Gene Grabowski (born 1954) is an American former journalist and crisis communications specialist.

==Early life and education==
Originally from Pittsburgh, Pennsylvania, Grabowski earned a BA in Writing and History at the University of Pittsburgh. He later did graduate work in management at the University of Michigan.

==Career==
Grabowski began his career in communications as a reporter, working primarily in Washington, D.C. He covered congressional issues for the Associated Press and served as a White House reporter for The Washington Times and as Manager of Press Information at C-SPAN. Grabowski left The Washington Times in protest after a disagreement over an article in the publication regarding then Democratic presidential nominee Michael S. Dukakis and medical information.

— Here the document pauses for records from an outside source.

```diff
+extern "C" int ptl_persistent_grid(int blocks, int chunk, int cu_count, int registers, int lds_bytes, int* resident_per_cu) {
+    int k = 8;
+    if (registers > 0) k = std::min(k, std::max(1, 512 / ((registers + 7) / 8 * 8)));
+    if (lds_bytes > 0) k = std::min(k, std::max(1, 160 * 1024 / lds_bytes));
+    if (resident_per_cu) *resident_per_cu = k;
+    if (blocks <= 0) return 0;
+    if (chunk < 1) chunk = 1;
+    const long units = ((long)blocks + chunk - 1) / chunk;
+    long grid = cu_count > 0 ? std::min(units, (long)k * cu_count) : units;
+    if (grid >= 8) grid -= grid % 8;
+    return (int)grid;
+}
+
+static int define_value(const char* source, const char* const* defines, int n_defines, const std::string& name) {
+    auto number = [](const char* p) {
+        while (*p == ' ') ++p;
+        return (*p >= '0' && *p <= '9') ? std::max(1, std::atoi(p)) : 1;
+    };
+    for (int i = 0; i < n_defines; ++i) {
+        const std::string d = defines[i];
+        if (d == name) return 1;
+        if (d.compare(0, name.size() + 1, name + "=") == 0) return number(d.c_str() + name.size() + 1);
+    }
+    const std::string line = "#define " + name;
+    for (const char* at = source; (at = std::strstr(at, line.c_str())) != nullptr; at += line.size()) {
+        const char after = at[line.size()];
+        if ((at == source || at[-1] == '\n') && (after == ' ' || after == '\n' || after == '\0')) return number(at + line.size());
+    }
+    return 0;
+}
+
+static bool prepare_persistent(ptl_kernel* k, const hip::Runtime* rt) {
+    if (k->entry_form == PTL_ENTRY_FORM_GRID || !k->fn) return true;
+    int v = 0;
+    k->cu_count = rt->hipDeviceGetAttribute(&v, hip::kDeviceAttrMultiprocessorCount, k->device) == 0 ? v : 0;
+    k->entry_registers = std::max(code_object_note_max(k->code, ".vgpr_count", "ptl_render"), rt->hipFuncGetAttribute(&v, hip::kFuncAttrNumRegs, k->fn) == 0 ? v : 0);
+    k->entry_lds = rt->hipFuncGetAttribute(&v, hip::kFuncAttrSharedSizeBytes, k->fn) == 0 ? v : 0;
+    if (k->entry_form == PTL_ENTRY_FORM_QUEUE) {
+        const unsigned long long zero = 0;
+        if (!hip_ok(rt, rt->hipMalloc(&k->dev_queue, sizeof zero), "hipMalloc(block queue)")) return false;
+        if (!hip_ok(rt, rt->hipMemcpy(k->dev_queue, &zero, sizeof zero, hip::kMemcpyHostToDevice), "hipMemcpy(block queue)")) return false;
+        k->queue_next = 0;
+    }
+    return true;
 }
 
 static thread_local bool tl_skip_cache_read = false;
@@ -257,6 +309,11 @@
         if (std::string(defines[i]) == "PTL_AFFINE_RAYS") k->affine_rays = true;
         if (std::string(defines[i]) == "PTL_RENDER_MODULE") k->split = true;
         if (std::string(defines[i]) == "PTL_TELEPORT_MODULE") teleport_only = true;
+    }
+    if (define_value(hip_source, defines, n_defines, "PTL_PERSISTENT_ENTRY")) {
+        k->queue_chunk = define_value(hip_source, defines, n_defines, "PTL_ENTRY_QUEUE");
+        k->entry_form = k->queue_chunk ? PTL_ENTRY_FORM_QUEUE : PTL_ENTRY_FORM_PERSISTENT;
+        if (!k->queue_chunk) k->queue_chunk = 1;
     }
     if (k->split) {
         k->source = hip_source;
@@ -426,6 +483,12 @@
     rt->hipEventCreate(&k->ev1);
     rt->hipEventCreateWithFlags(&k->ev_done, hip::kEventDisableTiming);
     if (const char* e = std::getenv("PTL_BLOCK_WAVES")) k->block_waves = (e[0] == '1' || e[0] == '2') ? (unsigned)(e[0] - '0') : 4u;
+    if (k->sliced) k->entry_form = PTL_ENTRY_FORM_GRID;
+    if (k->entry_form != PTL_ENTRY_FORM_GRID && k->block_waves != 4) {
+        set_last_error("PTL_BLOCK_WAVES: the persistent render entry is written for 256-thread workgroups; generate the grid form (PTL_FLAG_ENTRY_GRID)");
+        return PTL_ERR_INVALID;
+    }
+    if (!prepare_persistent(k.get(), rt)) return PTL_ERR_HIP;
     *out = k.release();
     return PTL_OK;
 }
@@ -441,6 +504,8 @@
     k->slots = src->slots;
     k->shadow = src->shadow;
     k->block_waves = src->block_waves;
+    k->entry_form = src->entry_form;
+    k->queue_chunk = src->queue_chunk;
     k->split = src->split;
     k->source = src->source;
     k->defines = src->defines;
@@ -470,9 +535,15 @@
     rt->hipEventCreate(&k->ev1);
     rt->hipEventCreateWithFlags(&k->ev_done, hip::kEventDisableTiming);
     k->dirty = true;
+    if (!prepare_persistent(k.get(), rt)) {
+        ptl_kernel_destroy(k.release());
+        return PTL_ERR_HIP;
+    }
     *out = k.release();
     return PTL_OK;
 }
+
+extern "C" int ptl_kernel_entry_form(ptl_kernel* k) { return k ? k->entry_form : PTL_ERR_INVALID; }
 
 extern "C" int ptl_kernel_copy_uniforms(ptl_kernel* dst, const ptl_kernel* src) {
     if (!dst || !src || dst->shadow.size() != src->shadow.size()) return PTL_ERR_INVALID;
@@ -735,11 +806,25 @@
     }
     int width = frame->width, height = frame->height, phase = frame->rb_phase, stride = frame->rb_stride;
     int in_place = frame->in_place ? 1 : 0;
-    void* args[] = {&out_rgba8, &out_rgba32f, &width, &height, &phase, &stride, &segments, &in_place};
     const unsigned waves = k->block_waves;
     unsigned gx = (unsigned)((width + 8 * waves - 1) / (8 * waves)), gy = (unsigned)nby;
+    int blocks_x = (int)gx, blocks_y = nby;
+    void* queue = k->dev_queue;
+    unsigned long long queue_base = k->queue_next, queue_taken = 0;
+    void* args[] = {&out_rgba8, &out_rgba32f, &width, &height, &phase, &stride, &segments, &in_place, &blocks_x, &blocks_y, &queue, &queue_base};
+    if (k->entry_form != PTL_ENTRY_FORM_GRID) {
+        if ((long)blocks_x * blocks_y > 0x7fffffffL) {
+            set_last_error("ptl_kernel_render: the frame has more 32x8 blocks than the persistent entry counts");
+            return PTL_ERR_INVALID;
+        }
+        const int blocks = blocks_x * blocks_y;
+        gx = (unsigned)ptl_persistent_grid(blocks, k->queue_chunk, k->cu_count, k->entry_registers, k->entry_lds, nullptr);
+        gy = 1;
+        if (k->entry_form == PTL_ENTRY_FORM_QUEUE) queue_taken = (unsigned long long)((blocks + k->queue_chunk - 1) / k->queue_chunk) + gx;
+    }
     if (elapsed_ms) rt->hipEventRecord(k->ev0, stream);
     if (!hip_ok(rt, rt->hipModuleLaunchKernel(k->fn, gx, gy, 1, 64 * waves, 1, 1, 0, stream, args, nullptr), "hipModuleLaunchKernel")) return PTL_ERR_HIP;
+    k->queue_next += queue_taken;
     k->last_stream = stream;
     k->launched = true;
     if (k->ev_done) rt->hipEventRecord(k->ev_done, stream);
@@ -863,6 +948,7 @@
             if (t.second) rt->hipFree(t.second);
         free_retired_textures(k, rt);
         if (k->dev_slices) rt->hipFree(k->dev_slices);
+        if (k->dev_queue) rt->hipFree(k->dev_queue);
         if (k->ev0) rt->hipEventDestroy(k->ev0);
         if (k->ev1) rt->hipEventDestroy(k->ev1);
         if (k->module) rt->hipModuleUnload(k->module);
```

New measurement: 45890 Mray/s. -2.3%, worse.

Grabowski's career in public relations has involved many food industry crises, including the 2015 Chipotle Mexican Grill E. coli outbreak, 2015 Blue Bell Listeria scare, and 2007 Pet Food Crisis. He has also appeared as himself, the Vice President of the Grocery Manufacturers of America, in the documentary Super Size Me.
Grabowski has been a guest on ESPN's Mike & Mike morning show as a public relations expert for his client Roger Clemens after a media crisis.

==Awards==
In 2007, Grabowski was named PR News Crisis Manager of the Year for his work on various campaigns, including the litigation struggle of the Kuwaiti detainees in Guantanamo Bay, Cuba, the 2007 Hasbro response to the global lead paint toy scare, and the North American recalls of pet food.